*Goal of the exercise:*
Filter the records for lines holding the string "noise".

════

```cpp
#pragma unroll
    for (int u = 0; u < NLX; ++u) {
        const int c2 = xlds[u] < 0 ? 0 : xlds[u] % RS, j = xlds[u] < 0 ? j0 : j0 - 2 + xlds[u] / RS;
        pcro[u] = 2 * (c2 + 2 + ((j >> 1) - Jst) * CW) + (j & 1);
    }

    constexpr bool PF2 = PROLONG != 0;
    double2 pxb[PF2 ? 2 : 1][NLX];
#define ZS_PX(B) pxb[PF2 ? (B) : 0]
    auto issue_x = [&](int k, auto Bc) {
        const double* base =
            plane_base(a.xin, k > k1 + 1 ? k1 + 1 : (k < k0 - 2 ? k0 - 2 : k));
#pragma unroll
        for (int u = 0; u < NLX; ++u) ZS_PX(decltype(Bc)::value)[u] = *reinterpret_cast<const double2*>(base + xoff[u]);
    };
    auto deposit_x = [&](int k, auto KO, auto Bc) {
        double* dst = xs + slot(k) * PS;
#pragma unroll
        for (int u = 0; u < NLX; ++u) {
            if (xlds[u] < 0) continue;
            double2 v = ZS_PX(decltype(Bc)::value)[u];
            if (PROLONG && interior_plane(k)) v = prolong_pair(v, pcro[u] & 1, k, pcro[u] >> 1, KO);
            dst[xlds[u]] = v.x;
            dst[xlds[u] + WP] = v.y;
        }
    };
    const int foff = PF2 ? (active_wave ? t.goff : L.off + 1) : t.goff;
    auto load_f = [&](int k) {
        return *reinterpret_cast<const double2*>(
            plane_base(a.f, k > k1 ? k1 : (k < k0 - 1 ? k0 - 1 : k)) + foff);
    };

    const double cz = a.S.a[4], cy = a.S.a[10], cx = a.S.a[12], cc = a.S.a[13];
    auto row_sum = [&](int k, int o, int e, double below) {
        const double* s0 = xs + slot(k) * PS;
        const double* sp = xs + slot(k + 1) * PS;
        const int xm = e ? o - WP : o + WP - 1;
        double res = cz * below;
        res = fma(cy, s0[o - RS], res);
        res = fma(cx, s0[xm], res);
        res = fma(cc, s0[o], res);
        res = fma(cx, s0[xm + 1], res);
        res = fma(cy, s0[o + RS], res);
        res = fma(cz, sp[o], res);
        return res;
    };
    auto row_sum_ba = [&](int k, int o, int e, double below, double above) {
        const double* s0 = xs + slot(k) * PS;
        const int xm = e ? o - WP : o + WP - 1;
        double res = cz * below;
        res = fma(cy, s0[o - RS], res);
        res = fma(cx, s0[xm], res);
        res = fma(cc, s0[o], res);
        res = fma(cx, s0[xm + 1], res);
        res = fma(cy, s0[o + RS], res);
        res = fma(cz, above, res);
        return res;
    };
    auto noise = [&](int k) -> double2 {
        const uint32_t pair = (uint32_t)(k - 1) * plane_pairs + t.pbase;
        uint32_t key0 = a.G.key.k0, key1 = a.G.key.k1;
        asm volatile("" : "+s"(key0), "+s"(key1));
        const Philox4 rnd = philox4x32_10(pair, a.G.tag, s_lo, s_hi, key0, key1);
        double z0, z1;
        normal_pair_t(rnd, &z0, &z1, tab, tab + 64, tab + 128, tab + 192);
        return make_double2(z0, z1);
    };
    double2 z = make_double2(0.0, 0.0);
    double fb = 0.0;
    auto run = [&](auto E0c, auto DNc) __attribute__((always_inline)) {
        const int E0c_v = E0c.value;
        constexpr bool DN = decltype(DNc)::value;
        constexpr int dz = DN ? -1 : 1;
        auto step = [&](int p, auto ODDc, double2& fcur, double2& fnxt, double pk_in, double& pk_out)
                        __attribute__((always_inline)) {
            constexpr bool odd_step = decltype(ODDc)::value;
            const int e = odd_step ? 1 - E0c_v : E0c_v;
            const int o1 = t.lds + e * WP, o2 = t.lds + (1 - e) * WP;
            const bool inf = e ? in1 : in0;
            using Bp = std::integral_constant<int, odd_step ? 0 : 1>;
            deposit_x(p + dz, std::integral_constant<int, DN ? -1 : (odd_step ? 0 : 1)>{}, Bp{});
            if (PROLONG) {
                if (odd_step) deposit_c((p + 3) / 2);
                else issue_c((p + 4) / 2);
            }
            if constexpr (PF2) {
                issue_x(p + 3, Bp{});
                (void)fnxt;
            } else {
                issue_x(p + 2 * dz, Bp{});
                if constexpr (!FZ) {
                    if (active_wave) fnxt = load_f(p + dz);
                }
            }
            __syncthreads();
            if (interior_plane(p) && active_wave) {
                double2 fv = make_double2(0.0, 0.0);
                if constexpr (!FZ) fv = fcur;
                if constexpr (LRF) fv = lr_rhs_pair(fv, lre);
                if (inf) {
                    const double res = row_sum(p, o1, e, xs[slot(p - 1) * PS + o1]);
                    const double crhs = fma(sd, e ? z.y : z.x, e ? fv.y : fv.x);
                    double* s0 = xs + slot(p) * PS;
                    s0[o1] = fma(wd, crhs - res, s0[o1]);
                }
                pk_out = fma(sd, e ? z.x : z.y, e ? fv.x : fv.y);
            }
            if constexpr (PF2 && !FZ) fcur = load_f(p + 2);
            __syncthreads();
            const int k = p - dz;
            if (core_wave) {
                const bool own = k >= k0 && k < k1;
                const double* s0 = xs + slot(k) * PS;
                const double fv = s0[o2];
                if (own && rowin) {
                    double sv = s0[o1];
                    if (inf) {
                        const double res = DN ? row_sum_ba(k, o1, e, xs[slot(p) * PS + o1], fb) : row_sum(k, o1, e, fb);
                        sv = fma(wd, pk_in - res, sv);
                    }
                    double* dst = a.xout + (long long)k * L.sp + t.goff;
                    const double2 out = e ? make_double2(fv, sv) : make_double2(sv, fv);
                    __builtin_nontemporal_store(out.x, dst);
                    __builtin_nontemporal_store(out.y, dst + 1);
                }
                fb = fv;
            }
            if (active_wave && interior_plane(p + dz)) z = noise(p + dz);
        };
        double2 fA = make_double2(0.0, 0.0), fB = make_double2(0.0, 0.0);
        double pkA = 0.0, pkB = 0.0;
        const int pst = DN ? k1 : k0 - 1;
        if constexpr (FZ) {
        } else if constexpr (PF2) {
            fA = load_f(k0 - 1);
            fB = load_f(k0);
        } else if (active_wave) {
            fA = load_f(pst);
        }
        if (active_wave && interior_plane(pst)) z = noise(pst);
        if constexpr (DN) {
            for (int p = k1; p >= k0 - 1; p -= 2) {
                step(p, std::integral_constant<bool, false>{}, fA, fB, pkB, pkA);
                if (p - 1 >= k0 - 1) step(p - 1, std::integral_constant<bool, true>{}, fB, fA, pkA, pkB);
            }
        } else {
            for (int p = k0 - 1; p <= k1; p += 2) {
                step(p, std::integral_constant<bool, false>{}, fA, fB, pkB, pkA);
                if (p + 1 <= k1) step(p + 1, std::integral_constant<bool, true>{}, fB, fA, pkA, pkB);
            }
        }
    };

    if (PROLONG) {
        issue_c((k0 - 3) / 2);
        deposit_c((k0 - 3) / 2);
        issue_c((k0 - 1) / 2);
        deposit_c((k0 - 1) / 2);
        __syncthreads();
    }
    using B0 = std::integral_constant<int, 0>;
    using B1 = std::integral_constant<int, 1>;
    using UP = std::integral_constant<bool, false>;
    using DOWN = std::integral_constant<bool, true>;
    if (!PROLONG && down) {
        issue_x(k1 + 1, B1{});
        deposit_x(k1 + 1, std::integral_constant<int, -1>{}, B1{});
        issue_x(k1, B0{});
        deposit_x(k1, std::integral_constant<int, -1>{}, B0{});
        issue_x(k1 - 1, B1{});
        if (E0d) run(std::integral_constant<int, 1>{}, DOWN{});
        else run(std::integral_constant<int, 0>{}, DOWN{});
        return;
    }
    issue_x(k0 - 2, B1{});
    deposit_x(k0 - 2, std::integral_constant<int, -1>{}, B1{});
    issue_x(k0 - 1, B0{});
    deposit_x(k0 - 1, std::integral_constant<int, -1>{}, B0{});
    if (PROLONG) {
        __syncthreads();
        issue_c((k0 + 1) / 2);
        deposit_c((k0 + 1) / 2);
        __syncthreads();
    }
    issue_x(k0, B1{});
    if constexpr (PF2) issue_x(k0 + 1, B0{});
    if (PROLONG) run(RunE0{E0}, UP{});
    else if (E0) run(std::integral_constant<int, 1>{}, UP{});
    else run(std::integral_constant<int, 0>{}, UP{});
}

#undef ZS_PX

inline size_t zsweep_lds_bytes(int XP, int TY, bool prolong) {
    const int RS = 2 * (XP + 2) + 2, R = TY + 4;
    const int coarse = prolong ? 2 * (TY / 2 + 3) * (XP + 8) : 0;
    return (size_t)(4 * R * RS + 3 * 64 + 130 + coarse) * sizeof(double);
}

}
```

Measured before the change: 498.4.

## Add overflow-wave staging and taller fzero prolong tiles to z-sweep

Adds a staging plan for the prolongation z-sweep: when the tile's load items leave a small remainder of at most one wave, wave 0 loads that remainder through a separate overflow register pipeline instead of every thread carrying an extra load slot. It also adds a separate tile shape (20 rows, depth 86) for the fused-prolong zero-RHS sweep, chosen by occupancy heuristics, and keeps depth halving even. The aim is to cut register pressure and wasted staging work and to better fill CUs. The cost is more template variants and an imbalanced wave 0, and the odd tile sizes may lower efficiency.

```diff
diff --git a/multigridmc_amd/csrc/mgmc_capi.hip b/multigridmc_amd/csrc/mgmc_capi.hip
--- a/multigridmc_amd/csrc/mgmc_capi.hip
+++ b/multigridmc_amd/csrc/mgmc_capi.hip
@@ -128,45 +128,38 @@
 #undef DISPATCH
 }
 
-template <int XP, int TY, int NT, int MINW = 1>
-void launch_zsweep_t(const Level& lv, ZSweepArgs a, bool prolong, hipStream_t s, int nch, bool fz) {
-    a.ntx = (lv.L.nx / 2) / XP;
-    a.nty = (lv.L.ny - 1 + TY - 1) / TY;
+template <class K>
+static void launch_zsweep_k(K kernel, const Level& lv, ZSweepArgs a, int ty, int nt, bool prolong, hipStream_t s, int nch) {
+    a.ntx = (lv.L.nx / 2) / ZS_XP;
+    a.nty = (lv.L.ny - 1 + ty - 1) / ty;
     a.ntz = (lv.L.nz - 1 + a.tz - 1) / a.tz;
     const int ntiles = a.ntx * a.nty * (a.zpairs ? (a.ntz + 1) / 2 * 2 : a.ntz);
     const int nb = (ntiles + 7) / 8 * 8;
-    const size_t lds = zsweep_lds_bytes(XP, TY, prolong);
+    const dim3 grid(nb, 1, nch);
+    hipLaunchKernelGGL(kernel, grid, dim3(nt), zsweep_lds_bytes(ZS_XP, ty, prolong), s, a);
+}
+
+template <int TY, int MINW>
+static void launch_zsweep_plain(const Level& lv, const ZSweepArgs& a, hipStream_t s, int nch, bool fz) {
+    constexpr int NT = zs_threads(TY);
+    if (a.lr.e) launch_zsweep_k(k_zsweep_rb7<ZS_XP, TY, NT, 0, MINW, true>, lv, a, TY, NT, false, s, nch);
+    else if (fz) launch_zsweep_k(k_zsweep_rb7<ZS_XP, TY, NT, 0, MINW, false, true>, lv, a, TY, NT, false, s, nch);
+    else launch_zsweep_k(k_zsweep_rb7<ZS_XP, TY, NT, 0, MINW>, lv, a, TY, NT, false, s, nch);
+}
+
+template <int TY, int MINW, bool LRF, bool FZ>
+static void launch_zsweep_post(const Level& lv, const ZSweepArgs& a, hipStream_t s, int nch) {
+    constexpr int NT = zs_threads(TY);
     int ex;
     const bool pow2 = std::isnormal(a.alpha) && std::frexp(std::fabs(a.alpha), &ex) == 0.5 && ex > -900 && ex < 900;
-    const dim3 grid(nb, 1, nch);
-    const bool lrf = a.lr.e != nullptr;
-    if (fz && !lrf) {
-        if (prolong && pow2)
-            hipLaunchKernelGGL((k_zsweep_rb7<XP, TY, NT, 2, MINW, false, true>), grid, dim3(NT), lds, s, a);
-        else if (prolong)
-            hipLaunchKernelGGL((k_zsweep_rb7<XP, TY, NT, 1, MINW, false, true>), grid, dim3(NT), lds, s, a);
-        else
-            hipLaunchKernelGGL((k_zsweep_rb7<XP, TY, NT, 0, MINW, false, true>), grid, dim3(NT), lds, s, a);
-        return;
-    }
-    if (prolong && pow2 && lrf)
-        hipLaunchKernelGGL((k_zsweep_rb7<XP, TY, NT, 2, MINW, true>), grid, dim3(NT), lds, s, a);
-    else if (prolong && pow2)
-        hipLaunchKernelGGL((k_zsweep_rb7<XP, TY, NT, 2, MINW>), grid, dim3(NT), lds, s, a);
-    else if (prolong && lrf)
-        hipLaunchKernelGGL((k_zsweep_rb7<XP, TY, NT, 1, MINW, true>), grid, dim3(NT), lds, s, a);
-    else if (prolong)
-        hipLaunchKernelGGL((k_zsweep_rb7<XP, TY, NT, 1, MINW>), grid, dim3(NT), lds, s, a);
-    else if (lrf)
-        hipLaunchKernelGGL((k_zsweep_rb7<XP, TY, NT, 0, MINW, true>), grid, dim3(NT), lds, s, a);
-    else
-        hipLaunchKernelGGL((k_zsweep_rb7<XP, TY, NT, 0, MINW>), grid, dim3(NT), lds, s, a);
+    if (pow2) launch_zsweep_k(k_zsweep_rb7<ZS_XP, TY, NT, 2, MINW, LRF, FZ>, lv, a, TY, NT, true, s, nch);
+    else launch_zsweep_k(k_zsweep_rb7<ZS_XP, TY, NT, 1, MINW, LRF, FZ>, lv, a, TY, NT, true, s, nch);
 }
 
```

════

*Response:*
    auto noise = [&](int k) -> double2 {
            if (active_wave && interior_plane(p + dz)) z = noise(p + dz);
        if (active_wave && interior_plane(pst)) z = noise(pst);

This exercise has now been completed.